Wrong result in below since SUB read the "old" value of R3 in ID, before ADD updates R3 in WB stage.
  | Time | |||||||||||
Instructions | 1 | 2 | 3 | 4 | 5 | 6 | 7 | 8 | 9 | 10 | 11 | 12 |
ADD R3, R2, R1 | IF | ID | EX | MEM | WB |   |   |   |   |   |   |   |
SUB R4, R3, R5 |   | IF | ID | EX | MEM | WB |   |   |   |   |   |   |
Solution Alternatives:
1) Introduce stalls - stall reading of R3 in last half of ID until ADD writes R3 in first half of WB
  | Time | |||||||||||
Instructions | 1 | 2 | 3 | 4 | 5 | 6 | 7 | 8 | 9 | 10 | 11 | 12 |
ADD R3, R2, R1 | IF | ID | EX | MEM | WB |   |   |   |   |   |   |   |
SUB R4, R3, R5 |   | IF | stall | stall | ID | EX | MEM | WB |   |   |   |   |
2) Add additional hardware (bypass-signal paths) to "foward" R3's new value to the SUB instruction:
No stalls needed in this case.
  | Time | |||||||||||
Instructions | 1 | 2 | 3 | 4 | 5 | 6 | 7 | 8 | 9 | 10 | 11 | 12 |
ADD R3, R2, R1 | IF | ID | EX | MEM | WB |   |   |   |   |   |   |   |
SUB R4, R3, R5 |   | IF | ID | EX | MEM | WB |   |   |   |   |   |   |
What would control the MUX?
MUX Operation:
Consider the following code: ADD R3, R2, R1
LOAD R4, 4(R3)
What would the timing be without bypass-signal paths/forwarding?
  | Time | |||||||||||
Instructions | 1 | 2 | 3 | 4 | 5 | 6 | 7 | 8 | 9 | 10 | 11 | 12 |
ADD R3, R2, R1 | IF | ID | EX | MEM | WB |   |   |   |   |   |   |   |
LOAD R4, 4(R3) |   | IF | stall | stall | ID | EX | MEM | WB |   |   |   |   |
This assumes that R3 can be written in the first half of the WB stage and its new value read in the last half of the ID stage.
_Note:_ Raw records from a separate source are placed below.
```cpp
template <int NW>
static int region_order_t(const u64* d_in, const u32* w_in, u64 n, int passes, u64* ka, u64* kb, u32* wa, u32* wb,
                          const u64** k_out, const u32** w_out, hipStream_t stream, u32* first_counts = nullptr, RecordSource* src = nullptr) {
    PassBuffers pb;
    KCHECK(pb.init(n, NW, stream));
    const bool listed = src && src->pending && passes == 2 && first_counts && digit_stream_pays(NW) && !unstable_first() && source_by_hash(*src, NW);
    if (src && src->pending && !listed) {
        KCHECK(table_materialise_records(*src));
        d_in = kb = src->keys->as<u64>(); w_in = wb = src->weights->as<u32>();
    }
    pb.first = first_counts;
    DevBuf digits(stream);
    const u64* kin = d_in; const u32* win = w_in;
    u64* kdst[2] = {ka, kb}; u32* wdst[2] = {wa, wb};
    const bool has_w = w_in || listed;
    for (int p = 0; p < passes; ++p) {
        HashDigit<NW> dg{(u32)(64 - 8 * (passes - p))};
        const bool have = p == 0 && first_counts != nullptr;
        if (order_trace() && passes == 2 && p == 0)
            fprintf(stderr, "[order] by hash: %llu records of %d words, first pass counted from %s, second from %s\n", (unsigned long long)n, NW,
                    have ? "its writer's counts" : "the keys", digit_stream_pays(NW) && !unstable_first() ? "the digit stream" : "the keys");
        if constexpr (digit_stream_pays(NW)) if (passes == 2 && !unstable_first()) {
            if (p == 0) {
                KCHECK(digits.alloc(digit_stream_bytes(n, NW)));
                const HashDigit<NW> nx{56u};
                if (listed) {
                    if constexpr (NW == 2) KCHECK(list_pass_by_hash(*src, n, kdst[0], wdst[0], pb, digits.as<uint8_t>(), stream));
                    KCHECK(src->first_pass_done());
                    kdst[1] = src->keys->as<u64>(); wdst[1] = src->weights->as<u32>();
                    kin = kdst[0]; win = wdst[0];
                    continue;
                }
                if (w_in) KCHECK((radix_pass<NW, true, HashDigit<NW>, true, HashDigit<NW>>(kin, win, n, dg, kdst[0], wdst[0], pb, stream, have, nullptr, nx, digits.as<uint8_t>())));
                else      KCHECK((radix_pass<NW, false, HashDigit<NW>, true, HashDigit<NW>>(kin, nullptr, n, dg, kdst[0], nullptr, pb, stream, have, nullptr, nx, digits.as<uint8_t>())));
            } else {
                if (has_w) KCHECK((radix_pass<NW, true>(kin, win, n, dg, kdst[1], wdst[1], pb, stream, false, digits.as<uint8_t>())));
                else      KCHECK((radix_pass<NW, false>(kin, nullptr, n, dg, kdst[1], nullptr, pb, stream, false, digits.as<uint8_t>())));
            }
            kin = kdst[p & 1]; win = has_w ? wdst[p & 1] : nullptr;
            continue;
        }
        if (p == 0 && unstable_first()) {
            if (w_in) KCHECK((radix_pass<NW, true, HashDigit<NW>, false>(kin, win, n, dg, kdst[p & 1], wdst[p & 1], pb, stream, have)));
            else      KCHECK((radix_pass<NW, false, HashDigit<NW>, false>(kin, nullptr, n, dg, kdst[p & 1], nullptr, pb, stream, have)));
        } else
        if (w_in) KCHECK((radix_pass<NW, true>(kin, win, n, dg, kdst[p & 1], wdst[p & 1], pb, stream, have)));
        else      KCHECK((radix_pass<NW, false>(kin, nullptr, n, dg, kdst[p & 1], nullptr, pb, stream, have)));
        kin = kdst[p & 1]; win = w_in ? wdst[p & 1] : nullptr;
    }
    *k_out = kin; *w_out = win;
    return KATOME_OK;
// ... 605 lines not shown
```

### katome_amd/csrc/table.hip

```cpp
#include <atomic>
#include <cstdio>
#include <vector>

#include "common.h"
#include "lds_plan.h"
#include "seq_pair.h"
#include "slot_bits.h"

namespace katome {

struct Slot1 { u64 key; u32 count; u32 pad; };
struct Slot2 { u64 hi; u64 lo; u32 count; u32 pad[3]; };
struct Slot3 { u64 hi; u64 mid; u64 lo; u32 count; u32 pad; };
static_assert(sizeof(Slot1) == 16 && sizeof(Slot2) == 32 && sizeof(Slot3) == 32, "slot layout");

__device__ __forceinline__ u64 ld_agent(const u64* p) { return __hip_atomic_load(p, __ATOMIC_RELAXED, __HIP_MEMORY_SCOPE_AGENT); }
__device__ __forceinline__ void st_agent(u64* p, u64 v) { __hip_atomic_store(p, v, __ATOMIC_RELAXED, __HIP_MEMORY_SCOPE_AGENT); }

__device__ __forceinline__ u32 upsert(Slot1* slots, u64 cap, Key<1> key, u32 add, u32* err, u64* slot_out = nullptr) {
    const u64 want = key.w[0] | OCC;
    u64 s = hash_to_range(hash_key(key), cap);
    for (u64 probes = 0; probes < cap; ++probes) {
        u64 cur = slots[s].key;
        u32 fresh = 0;
        if (cur == 0) {
            cur = atomicCAS(&slots[s].key, 0ull, want);
            if (cur == 0) { cur = want; fresh = 1; }
        }
        if (cur == want) {
            atomicAdd(&slots[s].count, add);
            if (slot_out) *slot_out = s;
            return fresh;
        }
        if (++s == cap) s = 0;
    }
    *err = 1;
    return 0;
}

struct SeenInit { u64* seen; u64 a, b; bool both; };
__device__ __forceinline__ void seen_store(const SeenInit& si, u64 s) {
    st_agent(&si.seen[2 * s], si.a);
    if (si.both) st_agent(&si.seen[2 * s + 1], si.b);
}
__device__ __forceinline__ u32 upsert(Slot2* slots, u64 cap, Key<2> key, u32 add, u32* err, u64* slot_out = nullptr, const SeenInit* si = nullptr) {
    u64 s = hash_to_range(hash_key(key), cap);
    u64 spins = 0;
    for (u64 probes = 0; probes < cap;) {
        u64 cur = slots[s].hi;
        bool cached_view = true;
        if (cur != 0 && !(cur & OCC)) { cur = ld_agent(&slots[s].hi); cached_view = false; }
        asm volatile("" ::: "memory");
        if (cur == 0) {
            cur = atomicCAS(&slots[s].hi, 0ull, key.w[0] | LOCK);
            cached_view = false;
            if (cur == 0) {
                st_agent(&slots[s].lo, key.w[1]);
// ... 441 lines not shown
            for (int q = 0; q < NWK; ++q) out_keys[(base + p) * NWK + q] = x.w[q];
            out_w[base + p] = lcnt[t];
        }
        __syncthreads();
    }
}

template <int NWT, int NWK, bool RC, bool REP = false>
__global__ __launch_bounds__(BLOCK) void list_to_records_kernel(const u64* __restrict__ tiles, const u32* __restrict__ counts, u64 n_tiles, u32 k, u32 span,
                                                                 u32 stride, u64* __restrict__ out_keys, u32* __restrict__ out_w) {
    const u64 n = n_tiles * span;
    for (u64 p = (u64)blockIdx.x * BLOCK + threadIdx.x; p < n; p += (u64)gridDim.x * BLOCK) {
        const u64 t = p / span;
        const u32 o = (u32)(p - t * span);
        Key<NWT> tile;
#pragma unroll
        for (int q = 0; q < NWT; ++q) tile.w[q] = tiles[t * NWT + q];
        const Key<NWK> x = level_orientation<NWK, RC, REP>(sub_window<NWT, NWK>(tile, k, span, stride, o), k);
#pragma unroll
        for (int q = 0; q < NWK; ++q) out_keys[p * NWK + q] = x.w[q];
        out_w[p] = counts[t];
    }
}

template <int NWT, int NWK, bool RC, bool REP = false>
__global__ __launch_bounds__(BLOCK) void list_to_records_hist_kernel(const u64* __restrict__ tiles, const u32* __restrict__ counts, u64 n_tiles, u32 k, u32 span,
                                                                      u32 stride, u64* __restrict__ out_keys, u32* __restrict__ out_w, u32 tile_keys,
                                                                      u32* __restrict__ digit_counts) {
    static_assert(BLOCK == 256, "one thread per digit");
    __shared__ u32 h[256];
    const u64 n = n_tiles * span, n_out_tiles = (n + tile_keys - 1) / tile_keys;
    for (u64 ot = blockIdx.x; ot < n_out_tiles; ot += gridDim.x) {
        h[threadIdx.x] = 0;
        __syncthreads();
        const u64 p0 = ot * tile_keys, p1 = p0 + tile_keys < n ? p0 + tile_keys : n;
        for (u64 p = p0 + threadIdx.x; p < p1; p += BLOCK) {
            const u64 t = p / span;
            const u32 o = (u32)(p - t * span);
            Key<NWT> tile;
#pragma unroll
            for (int q = 0; q < NWT; ++q) tile.w[q] = tiles[t * NWT + q];
            const Key<NWK> x = level_orientation<NWK, RC, REP>(sub_window<NWT, NWK>(tile, k, span, stride, o), k);
#pragma unroll
            for (int q = 0; q < NWK; ++q) out_keys[p * NWK + q] = x.w[q];
            out_w[p] = counts[t];
            atomicAdd(&h[(REP ? (u32)(x.w[0] >> (2 * k - 16)) : (u32)(hash_key(x) >> 48)) & 255u], 1u);
        }
        __syncthreads();
        digit_counts[ot * 256 + threadIdx.x] = h[threadIdx.x];
        __syncthreads();
    }
}
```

What would the timing be with bypass-signal paths?
  | Time | |||||||||||
Instructions | 1 | 2 | 3 | 4 | 5 | 6 | 7 | 8 | 9 | 10 | 11 | 12 |
ADD R3, R2, R1 | IF | ID | EX | MEM | WB |   |   |   |   |   |   |   |
LOAD R4, 4(R3) |   | IF | ID | EX | MEM | WB |   |   |   |   |   |   |
Draw the bypass-signal paths needed for the above example.
How many cycles are needed to perform the following AL program without forwarding?
  | Time | |||||||||||||||
Instructions | 1 | 2 | 3 | 4 | 5 | 6 | 7 | 8 | 9 | 10 | 11 | 12 | 13 | 14 | 15 | 16 |
ADD R3, R2, R1 | IF | ID | EX | MEM | WB |   |   |   |   |   |   |   |   |   |   |   |
LOAD R4, 4(R3) |   | IF |   |   |   |   |   |   |   |   |   |   |   |   |   |   |
SUB R5, R4, R3 |   |   |   |   |   |   |   |   |   |   |   |   |   |   |   |   |
STORE R5, 8(R6) |   |   |   |   |   |   |   |   |   |   |   |   |   |   |   |   |
ADD R6, R5, R4 |   |   |   |   |   |   |   |   |   |   |   |   |   |   |   |   |
How many cycles are needed to perform the following AL program with forwarding?
  | Time | |||||||||||||||
Instructions | 1 | 2 | 3 | 4 | 5 | 6 | 7 | 8 | 9 | 10 | 11 | 12 | 13 | 14 | 15 | 16 |
ADD R3, R2, R1 | IF | ID | EX | MEM | WB |   |   |   |   |   |   |   |   |   |   |   |
LOAD R4, 4(R3) |   | IF |   |   |   |   |   |   |   |   |   |   |   |   |   |   |
SUB R5, R4, R3 |   |   |   |   |   |   |   |   |   |   |   |   |   |   |   |   |
STORE R5, 8(R6) |   |   |   |   |   |   |   |   |   |   |   |   |   |   |   |   |
ADD R6, R5, R4 |   |   |   |   |   |   |   |   |   |   |   |   |   |   |   |   |
Draw ALL the bypass-signal paths needed for the above example.